This could be updated automatically and be backward compatible with current
system. You would just need some sort of hook in git/etc to calculate and
update the check sums and issue warning/errors if code checksum changed, but
the comment checksum didn’t.

------
ilaksh
Distributed artificial general intelligence app, probably something like using
deep learning with a virtually embodied agent.

A digital circuit IP or maybe separate USB dongle that does path tracing in
hardware, maybe based on procedural generation from a built-in Forth.

Various business and government ideas built on Ethereum, promoted with the
intention of displacing existing more centralized institutions with
decentralized ones.

A backyard exchange website where people can rent out or share their backyards
for tiny house 'parking' and/or high-tech gardening like aeroponics or
aquaponics, or whatever they want besides being a big waste of space
collecting dog crap.

A unification of computer science, programming, and math.
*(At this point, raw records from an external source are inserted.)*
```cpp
void launch_plan(const uint8_t* d_in, uint64_t n, uint32_t chunk, uint32_t nchunks, const uint32_t* d_chunk_hist,
                 const ghf_code* d_code, uint64_t* d_chunk_off, uint64_t* d_total_bits, hipStream_t s) {
  uint32_t blocks = (nchunks + 3) / 4;
  if (blocks > 2048) blocks = 2048;
  if (blocks == 0) blocks = 1;
  if (d_chunk_hist)
    hipLaunchKernelGGL(k_chunk_bits, dim3(blocks), dim3(256), 0, s, d_chunk_hist, nchunks, d_code, d_chunk_off);
  else
    hipLaunchKernelGGL(k_chunk_bits_direct, dim3(blocks), dim3(256), 0, s, d_in, n, chunk, nchunks, d_code,
                       d_chunk_off);
  hipLaunchKernelGGL(k_scan, dim3(1), dim3(1024), 0, s, d_chunk_off, nchunks, d_total_bits);
}

__global__ void k_store_u64(uint64_t* dst, const uint64_t* src, uint64_t add) { *dst = (src ? *src : 0ull) + add; }
void launch_store_u64(uint64_t* d_dst, const uint64_t* d_src_opt, uint64_t add, hipStream_t s) {
  hipLaunchKernelGGL(k_store_u64, dim3(1), dim3(1), 0, s, d_dst, d_src_opt, add);
}

__global__ void k_load_u16(uint64_t* dst, const uint16_t* src) { *dst = *src; }
void launch_load_u16(uint64_t* d_dst, const uint16_t* d_src, hipStream_t s) { hipLaunchKernelGGL(k_load_u16, dim3(1), dim3(1), 0, s, d_dst, d_src); }

__global__ void k_shard_start(const ghf_code* code, const uint64_t* totals, int rank, uint64_t* start_bit) {
  uint64_t b = 8ull * (1040ull + 8ull * (uint64_t)code->max_len);
  for (int r = 0; r < rank; ++r) b += totals[r];
  *start_bit = b;
}
void launch_shard_start(const ghf_code* d_code, const uint64_t* d_totals, int rank, uint64_t* d_start_bit, hipStream_t s) {
  hipLaunchKernelGGL(k_shard_start, dim3(1), dim3(1), 0, s, d_code, d_totals, rank, d_start_bit);
}

template <bool NT>
__global__ __launch_bounds__(256) void k_stream_copy(const uint4* __restrict__ src, uint4* __restrict__ dst, uint64_t nvec) {
  const uint64_t per = (nvec + gridDim.x - 1) / gridDim.x;
  const uint64_t lo = (uint64_t)blockIdx.x * per;
  const uint64_t end = lo + per < nvec ? lo + per : nvec;
  uint64_t i = lo + threadIdx.x;
  auto ld = [&](uint64_t k) -> uint4 { return NT ? load_stream(src + k) : src[k]; };
  auto st = [&](uint64_t k, const uint4& v) {
    if (NT) store_stream(dst + k, v);
    else dst[k] = v;
  };
  for (; i + 3 * 256 < end; i += 4 * 256) {
    const uint4 a = ld(i), b = ld(i + 256), c = ld(i + 512), d = ld(i + 768);
    st(i, a); st(i + 256, b); st(i + 512, c); st(i + 768, d);
  }
  for (; i < end; i += 256) st(i, ld(i));
}
__global__ void k_tail_copy(const uint8_t* src, uint8_t* dst, uint64_t from, uint64_t n) {
  const uint64_t i = from + threadIdx.x;
  if (i < n) dst[i] = src[i];
}
void launch_stream_copy(const uint8_t* d_src, uint8_t* d_dst, uint64_t n, bool nt, hipStream_t s) {
  const uint64_t nvec = n / 16;
  if (nvec) {
    uint64_t blocks = (nvec + 255) / 256;
    if (blocks > 4096) blocks = 4096;
    if (nt) hipLaunchKernelGGL(k_stream_copy<true>, dim3((uint32_t)blocks), dim3(256), 0, s, reinterpret_cast<const uint4*>(d_src), reinterpret_cast<uint4*>(d_dst), nvec);
    else hipLaunchKernelGGL(k_stream_copy<false>, dim3((uint32_t)blocks), dim3(256), 0, s, reinterpret_cast<const uint4*>(d_src), reinterpret_cast<uint4*>(d_dst), nvec);
  }
  if (n & 15) hipLaunchKernelGGL(k_tail_copy, dim3(1), dim3(16), 0, s, d_src, d_dst, nvec * 16, n);
}

}
```

Before: 965.8.

## Double-buffer histogram counts in 16-bit halves to drop a barrier per chunk

Each shared-memory histogram word now holds two 16-bit counters. Consecutive chunks alternate halves, so finish_chunk reads one half and clears it with atomicAnd while the next chunk accumulates into the other half. This removes the trailing __syncthreads and the running-prefix subtraction. The main loop also keeps four vectors in flight with sched_barrier fences, and the remainder cases are specialized at compile time. In exchange it adds an atomicAnd per replica and relies on a static_assert that a chunk's counts fit in 16 bits.

Result: no change. 962.4 (-0.4%).

```diff
diff --git a/golden-huffman_amd/csrc/ghf_kernels.hip b/golden-huffman_amd/csrc/ghf_kernels.hip
--- a/golden-huffman_amd/csrc/ghf_kernels.hip
+++ b/golden-huffman_amd/csrc/ghf_kernels.hip
@@ -2,14 +2,20 @@
 
 namespace ghf {
 
-#define GHF_HADD(x, sh) atomicAdd(&lh[((((x) >> (sh)) & 0xFFu) << 5) | rep], 1u)
-
-__device__ __forceinline__ void hist_vec(uint32_t* lh, uint32_t rep, const uint4& v) {
+static_assert(kMaxChunk / kHistRep + 2 * (kHistThreads / kHistRep) < 65536, "a chunk's counts must fit a 16-bit half");
+
+#define GHF_HADD(x, sh) atomicAdd(&lh[((((x) >> (sh)) & 0xFFu) << 5) | rep], inc)
+
+__device__ __forceinline__ void hist_vec(uint32_t* lh, uint32_t rep, uint32_t inc, const uint4& v) {
   GHF_HADD(v.x, 0); GHF_HADD(v.x, 8); GHF_HADD(v.x, 16); GHF_HADD(v.x, 24);
   GHF_HADD(v.y, 0); GHF_HADD(v.y, 8); GHF_HADD(v.y, 16); GHF_HADD(v.y, 24);
   GHF_HADD(v.z, 0); GHF_HADD(v.z, 8); GHF_HADD(v.z, 16); GHF_HADD(v.z, 24);
   GHF_HADD(v.w, 0); GHF_HADD(v.w, 8); GHF_HADD(v.w, 16); GHF_HADD(v.w, 24);
 }
+
+#define GHF_HFENCE() __builtin_amdgcn_sched_barrier(0)
+
+template <uint32_t N> struct HistRest { static constexpr uint32_t value = N; };
 
 __global__ __launch_bounds__(kHistThreads) void k_histogram(const uint8_t* __restrict__ in, uint64_t n,
                                                             uint32_t chunk32, uint32_t nchunks,
@@ -22,7 +28,7 @@
   __shared__ bool s_last;
   const uint32_t tid = threadIdx.x;
   const uint32_t rep = tid & 31u;
-  uint32_t prev = 0;
+  uint32_t half = 0;
   unsigned long long total = 0;
   const uint64_t chunk = chunk32;
   const uint32_t V = chunk32 >> 12;
@@ -32,71 +38,85 @@
     if (c >= nfullchunks) c = nfullchunks - 1;
     return reinterpret_cast<const uint4*>(in + (uint64_t)c * chunk) + (uint64_t)j * kHistThreads + tid;
   };
-  uint4 A = make_uint4(0, 0, 0, 0), B = A;
+  uint4 A = make_uint4(0, 0, 0, 0), B = A, C = A, D = A;
   if (fast) {
     A = load_stream(vptr(blockIdx.x, 0));
     B = load_stream(vptr(blockIdx.x, 1));
+    C = load_stream(vptr(blockIdx.x, 2));
+    D = load_stream(vptr(blockIdx.x, 3));
   }
   for (uint32_t i = tid; i < 256 * kHistRep; i += kHistThreads) lh[i] = 0;
   __syncthreads();
 
-  __shared__ uint32_t s_tick;
+  __shared__ uint32_t s_tick[2];
   auto finish_chunk = [&](uint32_t c) -> uint32_t {
     __syncthreads();
-    const uint32_t posted = s_tick;
+    const uint32_t posted = __builtin_amdgcn_readfirstlane(s_tick[half >> 4]);
+    const uint32_t keep = 0xFFFF0000u >> half;
     uint32_t s = 0;
 #pragma unroll
-    for (uint32_t j = 0; j < kHistRep; ++j) s += lh[(tid << 5) | ((j + tid) & 31u)];
-    const uint32_t cnt = s - prev;
-    prev = s;
-    chunk_hist[(uint64_t)c * 256 + tid] = cnt;
-    total += cnt;
-    __syncthreads();
+    for (uint32_t j = 0; j < kHistRep; ++j) {
+      uint32_t* p = &lh[(tid << 5) | ((j + tid) & 31u)];
+      s += (__hip_atomic_load(p, __ATOMIC_RELAXED, __HIP_MEMORY_SCOPE_WORKGROUP) >> half) & 0xFFFFu;
+      atomicAnd(p, keep);
+    }
+    chunk_hist[(uint64_t)c * 256 + tid] = s;
+    total += s;
+    half ^= 16u;
     return posted;
   };
 
   if (fast) {
     const uint32_t ncls = gridDim.x < 16u ? 1u : (gridDim.x < 128u ? gridDim.x >> 3 : 16u);
     const uint32_t cls = (blockIdx.x >> 3) % ncls;
-    unsigned long long* tick = acc + 32 * 256 + 16 + cls * 16;
-    auto draw = [&]() -> uint32_t { return 2u * gridDim.x + (uint32_t)atomicAdd(tick, 1ull) * ncls + cls; };
-    uint32_t cur = blockIdx.x;
-    uint32_t nxt = blockIdx.x + gridDim.x;
-    auto vat = [&](uint32_t g) -> const uint4* { return g < V ? vptr(cur, g) : vptr(nxt, g - V); };
-    const uint32_t Vmain = V & ~3u, Vrest = V & 3u;
-    while (cur < nfullchunks) {
-      uint32_t t_next = 0;
-      if (tid == 0) t_next = draw();
-      for (uint32_t j = 0; j < Vmain; j += 4) {
-        const uint4 C = load_stream(vat(j + 2)), D = load_stream(vat(j + 3));
-        hist_vec(lh, rep, A);
-        hist_vec(lh, rep, B);
-        A = load_stream(vat(j + 4));
-        B = load_stream(vat(j + 5));
-        hist_vec(lh, rep, C);
-        hist_vec(lh, rep, D);
+    uint32_t* tick = reinterpret_cast<uint32_t*>(acc + 32 * 256 + 16 + cls * 16);
+    const uint32_t Vmain = V & ~3u;
+    auto fast_chunks = [&](auto rest) {
+      constexpr uint32_t R = decltype(rest)::value;
+      uint32_t cur = blockIdx.x;
+      uint32_t nxt = blockIdx.x + gridDim.x;
+      auto vat = [&](uint32_t j, uint32_t k) -> const uint4* {
+        return j + 4 < Vmain ? vptr(cur, j + 4 + k) : vptr(nxt, k);
+      };
+      uint4 E0 = A, E1 = A, E2 = A;
+      while (cur < nfullchunks) {
+        uint32_t drawn = 0;
+        if (tid == 0) drawn = atomicAdd(tick, 1u);
+        const uint32_t inc = 1u << half;
+        if (R >= 1u) E0 = load_stream(vptr(cur, Vmain));
+        if (R >= 2u) E1 = load_stream(vptr(cur, Vmain + 1));
+        if (R >= 3u) E2 = load_stream(vptr(cur, Vmain + 2));
+        GHF_HFENCE();
+        uint32_t j = 0;
+        do {
+          hist_vec(lh, rep, inc, A);
+          hist_vec(lh, rep, inc, B);
+          GHF_HFENCE();
+          A = load_stream(vat(j, 0));
+          B = load_stream(vat(j, 1));
+          GHF_HFENCE();
+          hist_vec(lh, rep, inc, C);
+          hist_vec(lh, rep, inc, D);
+          GHF_HFENCE();
+          C = load_stream(vat(j, 2));
+          D = load_stream(vat(j, 3));
+          GHF_HFENCE();
+          j += 4;
+        } while (j < Vmain);
+        if (R >= 1u) hist_vec(lh, rep, inc, E0);
+        if (R >= 2u) hist_vec(lh, rep, inc, E1);
+        if (R >= 3u) hist_vec(lh, rep, inc, E2);
+        if (tid == 0) s_tick[half >> 4] = 2u * gridDim.x + drawn * ncls + cls;
+        const uint32_t posted = finish_chunk(cur);
+        cur = nxt;
+        nxt = posted;
       }
-      if (Vrest == 1u) {
-        hist_vec(lh, rep, A);
-        A = B;
-        B = load_stream(vptr(nxt, 1));
-      } else if (Vrest == 2u) {
-        hist_vec(lh, rep, A);
-        hist_vec(lh, rep, B);
-        A = load_stream(vptr(nxt, 0));
-        B = load_stream(vptr(nxt, 1));
-      } else if (Vrest == 3u) {
-        const uint4 C = load_stream(vptr(cur, V - 1));
-        hist_vec(lh, rep, A);
-        hist_vec(lh, rep, B);
-        A = load_stream(vptr(nxt, 0));
-        B = load_stream(vptr(nxt, 1));
-        hist_vec(lh, rep, C);
-      }
-      if (tid == 0) s_tick = t_next;
-      const uint32_t posted = finish_chunk(cur);
-      cur = nxt;
-      nxt = posted;
+    };
+    switch (V & 3u) {
+      case 0: fast_chunks(HistRest<0>()); break;
+      case 1: fast_chunks(HistRest<1>()); break;
+      case 2: fast_chunks(HistRest<2>()); break;
+      default: fast_chunks(HistRest<3>()); break;
     }
   }
 
@@ -108,19 +128,21 @@
     const uint8_t* p = in + base;
     uint32_t head = (uint32_t)((16u - (uint32_t)((uintptr_t)p & 15u)) & 15u);
     if (head > len) head = (uint32_t)len;
-    if (tid < head) atomicAdd(&lh[((uint32_t)p[tid] << 5) | rep], 1u);
+    const uint32_t inc = 1u << half;
+    if (tid < head) atomicAdd(&lh[((uint32_t)p[tid] << 5) | rep], inc);
     const uint4* pv = reinterpret_cast<const uint4*>(p + head);
     const uint64_t nvec = (len - head) >> 4;
     for (uint64_t i = tid; i < nvec; i += kHistThreads) {
       const uint4 v0 = pv[i];
-      hist_vec(lh, rep, v0);
+      hist_vec(lh, rep, inc, v0);
     }
     const uint64_t tail0 = head + (nvec << 4);
-    if (tail0 + tid < len) atomicAdd(&lh[((uint32_t)p[tail0 + tid] << 5) | rep], 1u);
+    if (tail0 + tid < len) atomicAdd(&lh[((uint32_t)p[tail0 + tid] << 5) | rep], inc);
     (void)finish_chunk(c);
   }
   unsigned long long* rep_base = acc + (uint64_t)(blockIdx.x & 31u) * 256;
   if (total) atomicAdd(&rep_base[tid], total);
+  __builtin_amdgcn_s_waitcnt(0x0F70);
   asm volatile("s_waitcnt vmcnt(0)" ::: "memory");
   __syncthreads();
   if (tid == 0) {
```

Or, a metalanguage
and representation tying together classical programming and mathematical
notation with interactive and/or visual programming, with the common part
reused in all types of informations systems.

A new operating system for virtual reality.

------
hanniabu
If I had the time and money I would build a running cat-like robot. I've
always loved mechatronics, have a background in mechanical engineering, and
just recently started programming so I'm dying to give it a shot. I know it's
probably harder than it seems on the surface, but I have hope.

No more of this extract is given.